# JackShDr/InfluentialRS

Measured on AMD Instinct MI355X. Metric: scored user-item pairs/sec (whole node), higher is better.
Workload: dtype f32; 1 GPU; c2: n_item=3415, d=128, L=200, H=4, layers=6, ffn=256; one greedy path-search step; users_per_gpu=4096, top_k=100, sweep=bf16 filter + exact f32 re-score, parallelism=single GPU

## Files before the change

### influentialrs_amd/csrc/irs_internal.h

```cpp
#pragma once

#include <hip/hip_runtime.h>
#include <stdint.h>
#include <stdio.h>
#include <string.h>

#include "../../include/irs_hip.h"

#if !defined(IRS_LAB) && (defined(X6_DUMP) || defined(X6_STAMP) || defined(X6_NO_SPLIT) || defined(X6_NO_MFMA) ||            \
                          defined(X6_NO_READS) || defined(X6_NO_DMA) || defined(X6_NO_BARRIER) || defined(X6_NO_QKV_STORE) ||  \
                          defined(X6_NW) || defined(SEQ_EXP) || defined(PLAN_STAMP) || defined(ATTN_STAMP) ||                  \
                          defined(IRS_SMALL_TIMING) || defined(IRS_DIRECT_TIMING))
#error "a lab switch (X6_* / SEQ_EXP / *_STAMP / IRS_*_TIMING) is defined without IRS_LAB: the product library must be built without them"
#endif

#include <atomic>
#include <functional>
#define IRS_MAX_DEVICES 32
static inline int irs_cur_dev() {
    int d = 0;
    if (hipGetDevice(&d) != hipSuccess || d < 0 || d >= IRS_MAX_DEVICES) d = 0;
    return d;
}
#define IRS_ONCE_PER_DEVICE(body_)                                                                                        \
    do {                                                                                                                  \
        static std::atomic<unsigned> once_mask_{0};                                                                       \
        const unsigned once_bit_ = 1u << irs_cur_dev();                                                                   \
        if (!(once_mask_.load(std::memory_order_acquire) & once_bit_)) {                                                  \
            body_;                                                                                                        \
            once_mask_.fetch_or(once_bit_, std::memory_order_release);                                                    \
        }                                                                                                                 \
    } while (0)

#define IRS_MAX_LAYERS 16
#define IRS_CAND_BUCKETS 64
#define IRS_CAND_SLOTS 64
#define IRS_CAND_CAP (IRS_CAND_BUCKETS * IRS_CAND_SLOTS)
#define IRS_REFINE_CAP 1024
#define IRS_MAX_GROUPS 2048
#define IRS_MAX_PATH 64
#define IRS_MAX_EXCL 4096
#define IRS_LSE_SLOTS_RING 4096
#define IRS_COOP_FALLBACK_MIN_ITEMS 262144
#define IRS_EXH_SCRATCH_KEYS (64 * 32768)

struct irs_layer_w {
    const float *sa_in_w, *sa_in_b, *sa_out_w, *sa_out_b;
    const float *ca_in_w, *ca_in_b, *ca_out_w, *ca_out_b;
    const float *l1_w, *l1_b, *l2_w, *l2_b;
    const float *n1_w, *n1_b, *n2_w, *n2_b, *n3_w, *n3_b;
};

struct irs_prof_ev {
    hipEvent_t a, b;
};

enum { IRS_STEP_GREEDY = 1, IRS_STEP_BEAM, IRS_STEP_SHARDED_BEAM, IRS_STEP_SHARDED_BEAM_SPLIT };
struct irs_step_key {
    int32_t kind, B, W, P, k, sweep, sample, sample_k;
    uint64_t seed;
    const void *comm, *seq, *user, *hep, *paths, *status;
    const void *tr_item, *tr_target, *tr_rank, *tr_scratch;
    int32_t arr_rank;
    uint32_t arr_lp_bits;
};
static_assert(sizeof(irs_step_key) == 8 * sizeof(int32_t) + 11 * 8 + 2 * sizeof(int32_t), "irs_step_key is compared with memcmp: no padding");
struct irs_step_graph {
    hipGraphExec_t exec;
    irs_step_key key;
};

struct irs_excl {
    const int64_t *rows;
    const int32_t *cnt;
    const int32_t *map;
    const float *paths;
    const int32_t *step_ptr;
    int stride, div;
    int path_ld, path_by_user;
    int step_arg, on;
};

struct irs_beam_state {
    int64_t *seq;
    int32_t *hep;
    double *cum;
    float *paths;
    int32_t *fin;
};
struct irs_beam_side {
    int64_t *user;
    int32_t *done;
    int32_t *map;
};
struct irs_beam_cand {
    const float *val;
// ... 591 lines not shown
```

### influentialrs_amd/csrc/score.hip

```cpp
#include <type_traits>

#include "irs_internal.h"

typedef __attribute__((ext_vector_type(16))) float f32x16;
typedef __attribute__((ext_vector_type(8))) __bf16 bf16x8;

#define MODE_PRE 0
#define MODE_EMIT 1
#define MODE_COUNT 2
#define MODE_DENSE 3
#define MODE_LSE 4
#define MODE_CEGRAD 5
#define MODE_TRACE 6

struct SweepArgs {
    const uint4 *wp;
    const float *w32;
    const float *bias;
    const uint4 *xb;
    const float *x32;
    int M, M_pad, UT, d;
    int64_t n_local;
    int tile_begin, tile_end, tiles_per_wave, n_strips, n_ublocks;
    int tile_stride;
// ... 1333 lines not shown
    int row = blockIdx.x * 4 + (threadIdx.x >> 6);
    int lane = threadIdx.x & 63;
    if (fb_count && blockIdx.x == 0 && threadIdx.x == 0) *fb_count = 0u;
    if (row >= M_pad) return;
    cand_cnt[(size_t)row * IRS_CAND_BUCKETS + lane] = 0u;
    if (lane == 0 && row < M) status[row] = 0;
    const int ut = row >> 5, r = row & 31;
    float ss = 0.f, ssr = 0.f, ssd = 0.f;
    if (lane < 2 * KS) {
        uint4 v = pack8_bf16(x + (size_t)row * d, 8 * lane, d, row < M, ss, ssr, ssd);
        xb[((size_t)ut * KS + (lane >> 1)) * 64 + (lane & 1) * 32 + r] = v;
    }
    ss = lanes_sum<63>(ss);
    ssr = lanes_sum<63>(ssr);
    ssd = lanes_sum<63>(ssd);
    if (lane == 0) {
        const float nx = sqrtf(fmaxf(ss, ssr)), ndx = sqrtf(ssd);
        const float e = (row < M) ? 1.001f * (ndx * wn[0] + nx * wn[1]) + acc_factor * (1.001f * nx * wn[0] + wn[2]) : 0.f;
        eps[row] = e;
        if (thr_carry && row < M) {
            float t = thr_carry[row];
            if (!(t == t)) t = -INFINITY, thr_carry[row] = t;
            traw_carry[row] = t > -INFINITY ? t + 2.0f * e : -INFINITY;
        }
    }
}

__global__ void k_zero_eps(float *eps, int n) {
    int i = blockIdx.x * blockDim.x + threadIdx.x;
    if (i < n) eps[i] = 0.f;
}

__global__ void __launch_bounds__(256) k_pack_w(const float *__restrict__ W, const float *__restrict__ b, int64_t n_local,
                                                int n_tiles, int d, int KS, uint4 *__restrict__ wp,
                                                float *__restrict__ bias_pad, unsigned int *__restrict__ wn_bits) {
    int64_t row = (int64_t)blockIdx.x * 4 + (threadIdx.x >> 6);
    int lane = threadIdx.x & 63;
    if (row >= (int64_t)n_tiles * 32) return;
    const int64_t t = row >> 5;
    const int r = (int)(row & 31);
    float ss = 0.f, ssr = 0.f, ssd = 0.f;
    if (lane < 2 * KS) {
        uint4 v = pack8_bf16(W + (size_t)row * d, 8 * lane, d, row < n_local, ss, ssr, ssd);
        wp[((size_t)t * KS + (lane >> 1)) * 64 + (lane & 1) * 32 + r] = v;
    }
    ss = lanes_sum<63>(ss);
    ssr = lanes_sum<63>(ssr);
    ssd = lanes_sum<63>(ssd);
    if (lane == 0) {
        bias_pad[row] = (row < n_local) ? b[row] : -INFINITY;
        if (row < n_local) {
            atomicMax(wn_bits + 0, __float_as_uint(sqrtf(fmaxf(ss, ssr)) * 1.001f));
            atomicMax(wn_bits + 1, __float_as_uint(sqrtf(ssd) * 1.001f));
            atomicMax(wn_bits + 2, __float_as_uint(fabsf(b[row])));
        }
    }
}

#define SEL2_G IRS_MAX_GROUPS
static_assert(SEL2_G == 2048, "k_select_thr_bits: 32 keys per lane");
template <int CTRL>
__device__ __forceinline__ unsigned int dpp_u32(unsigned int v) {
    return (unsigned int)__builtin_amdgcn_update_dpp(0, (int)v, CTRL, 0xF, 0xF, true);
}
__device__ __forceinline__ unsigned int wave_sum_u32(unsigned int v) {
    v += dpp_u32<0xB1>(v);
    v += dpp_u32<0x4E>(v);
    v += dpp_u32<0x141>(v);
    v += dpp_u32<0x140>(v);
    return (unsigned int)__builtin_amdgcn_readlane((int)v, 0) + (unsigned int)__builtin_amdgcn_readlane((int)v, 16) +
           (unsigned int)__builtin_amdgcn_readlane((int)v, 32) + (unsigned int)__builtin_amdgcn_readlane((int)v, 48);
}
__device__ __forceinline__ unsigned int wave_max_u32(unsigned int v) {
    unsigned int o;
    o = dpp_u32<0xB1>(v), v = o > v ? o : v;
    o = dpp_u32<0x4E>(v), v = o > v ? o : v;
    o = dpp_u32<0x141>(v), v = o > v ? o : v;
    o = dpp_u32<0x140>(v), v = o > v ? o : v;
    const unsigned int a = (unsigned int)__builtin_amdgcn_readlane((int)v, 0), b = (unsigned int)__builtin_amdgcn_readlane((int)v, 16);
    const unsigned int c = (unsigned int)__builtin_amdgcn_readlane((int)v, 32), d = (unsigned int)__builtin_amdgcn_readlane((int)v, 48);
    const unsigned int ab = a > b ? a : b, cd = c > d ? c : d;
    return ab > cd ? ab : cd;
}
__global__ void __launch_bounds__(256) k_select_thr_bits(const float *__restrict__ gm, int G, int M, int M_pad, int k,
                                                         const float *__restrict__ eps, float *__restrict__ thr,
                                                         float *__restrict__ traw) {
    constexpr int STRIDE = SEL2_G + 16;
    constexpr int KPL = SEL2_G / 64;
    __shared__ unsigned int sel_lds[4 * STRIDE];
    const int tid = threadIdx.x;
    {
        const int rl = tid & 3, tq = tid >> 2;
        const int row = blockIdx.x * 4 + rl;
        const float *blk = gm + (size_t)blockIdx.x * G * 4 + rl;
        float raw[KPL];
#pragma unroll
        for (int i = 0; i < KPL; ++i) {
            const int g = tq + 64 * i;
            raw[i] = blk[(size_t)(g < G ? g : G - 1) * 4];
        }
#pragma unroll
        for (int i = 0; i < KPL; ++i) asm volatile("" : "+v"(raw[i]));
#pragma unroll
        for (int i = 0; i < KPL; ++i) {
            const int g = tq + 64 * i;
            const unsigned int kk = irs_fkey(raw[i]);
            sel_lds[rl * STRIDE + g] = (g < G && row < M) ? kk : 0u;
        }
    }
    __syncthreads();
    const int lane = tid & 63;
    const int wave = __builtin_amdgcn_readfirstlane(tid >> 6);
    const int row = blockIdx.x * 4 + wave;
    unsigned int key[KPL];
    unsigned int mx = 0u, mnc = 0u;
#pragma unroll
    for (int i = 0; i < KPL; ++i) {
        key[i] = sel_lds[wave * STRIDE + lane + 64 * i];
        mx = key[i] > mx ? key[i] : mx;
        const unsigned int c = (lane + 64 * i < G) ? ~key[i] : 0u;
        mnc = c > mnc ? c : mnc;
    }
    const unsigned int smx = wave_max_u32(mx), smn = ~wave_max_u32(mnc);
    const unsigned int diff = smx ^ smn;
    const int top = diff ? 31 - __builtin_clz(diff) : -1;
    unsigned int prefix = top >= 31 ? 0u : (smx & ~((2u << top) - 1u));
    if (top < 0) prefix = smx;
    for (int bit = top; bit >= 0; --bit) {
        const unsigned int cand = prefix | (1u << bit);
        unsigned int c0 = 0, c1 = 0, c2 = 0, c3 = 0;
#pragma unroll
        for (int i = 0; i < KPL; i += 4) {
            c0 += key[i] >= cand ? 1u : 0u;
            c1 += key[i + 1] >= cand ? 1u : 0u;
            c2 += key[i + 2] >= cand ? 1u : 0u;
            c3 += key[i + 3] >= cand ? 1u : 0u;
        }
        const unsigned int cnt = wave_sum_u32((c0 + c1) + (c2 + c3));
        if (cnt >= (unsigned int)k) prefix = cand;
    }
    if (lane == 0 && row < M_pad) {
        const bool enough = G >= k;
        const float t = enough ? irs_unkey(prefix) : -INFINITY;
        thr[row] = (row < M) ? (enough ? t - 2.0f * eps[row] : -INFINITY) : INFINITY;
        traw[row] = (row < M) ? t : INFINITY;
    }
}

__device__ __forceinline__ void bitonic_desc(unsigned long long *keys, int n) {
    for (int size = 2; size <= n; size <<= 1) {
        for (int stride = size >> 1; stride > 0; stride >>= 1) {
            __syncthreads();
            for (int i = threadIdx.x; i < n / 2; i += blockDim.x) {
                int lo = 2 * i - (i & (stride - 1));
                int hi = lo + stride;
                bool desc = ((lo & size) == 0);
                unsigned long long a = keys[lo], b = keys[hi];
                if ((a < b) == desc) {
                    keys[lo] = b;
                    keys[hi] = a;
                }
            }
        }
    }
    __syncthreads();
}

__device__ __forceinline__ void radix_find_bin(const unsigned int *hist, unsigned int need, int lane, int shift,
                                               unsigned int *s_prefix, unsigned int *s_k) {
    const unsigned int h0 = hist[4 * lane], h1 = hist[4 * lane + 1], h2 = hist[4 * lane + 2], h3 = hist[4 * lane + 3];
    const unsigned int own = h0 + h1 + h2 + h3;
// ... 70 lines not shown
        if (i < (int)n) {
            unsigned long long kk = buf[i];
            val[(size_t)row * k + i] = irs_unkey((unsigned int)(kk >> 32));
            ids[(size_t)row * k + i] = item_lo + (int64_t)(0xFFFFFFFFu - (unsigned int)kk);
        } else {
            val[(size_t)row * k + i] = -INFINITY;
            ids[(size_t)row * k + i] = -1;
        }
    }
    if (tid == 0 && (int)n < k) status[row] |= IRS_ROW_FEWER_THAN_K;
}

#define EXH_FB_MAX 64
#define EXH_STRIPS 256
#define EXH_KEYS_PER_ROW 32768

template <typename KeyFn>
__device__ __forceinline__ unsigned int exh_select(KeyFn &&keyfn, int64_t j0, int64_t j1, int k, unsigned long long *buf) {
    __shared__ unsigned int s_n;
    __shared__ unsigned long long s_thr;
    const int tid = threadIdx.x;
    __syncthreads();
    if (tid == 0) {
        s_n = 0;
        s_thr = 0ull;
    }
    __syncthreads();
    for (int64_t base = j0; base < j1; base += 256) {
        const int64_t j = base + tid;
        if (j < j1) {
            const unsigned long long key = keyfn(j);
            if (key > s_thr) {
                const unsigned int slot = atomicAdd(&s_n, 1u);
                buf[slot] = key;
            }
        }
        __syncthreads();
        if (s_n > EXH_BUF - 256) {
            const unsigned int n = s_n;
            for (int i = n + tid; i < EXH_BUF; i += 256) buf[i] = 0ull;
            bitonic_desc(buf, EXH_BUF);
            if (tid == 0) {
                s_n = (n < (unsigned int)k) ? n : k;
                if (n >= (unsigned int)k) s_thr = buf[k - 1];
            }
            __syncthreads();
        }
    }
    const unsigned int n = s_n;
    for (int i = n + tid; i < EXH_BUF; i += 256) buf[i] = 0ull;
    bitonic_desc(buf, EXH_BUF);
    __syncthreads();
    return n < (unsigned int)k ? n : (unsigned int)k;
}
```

····················

*What is needed:*
What lines in the listing include the string "return"? Copy them out.

*Output:*
    return d;
    if (row >= M_pad) return;
    if (row >= (int64_t)n_tiles * 32) return;
    return (unsigned int)__builtin_amdgcn_update_dpp(0, (int)v, CTRL, 0xF, 0xF, true);
    return (unsigned int)__builtin_amdgcn_readlane((int)v, 0) + (unsigned int)__builtin_amdgcn_readlane((int)v, 16) +
    return ab > cd ? ab : cd;
    return n < (unsigned int)k ? n : (unsigned int)k;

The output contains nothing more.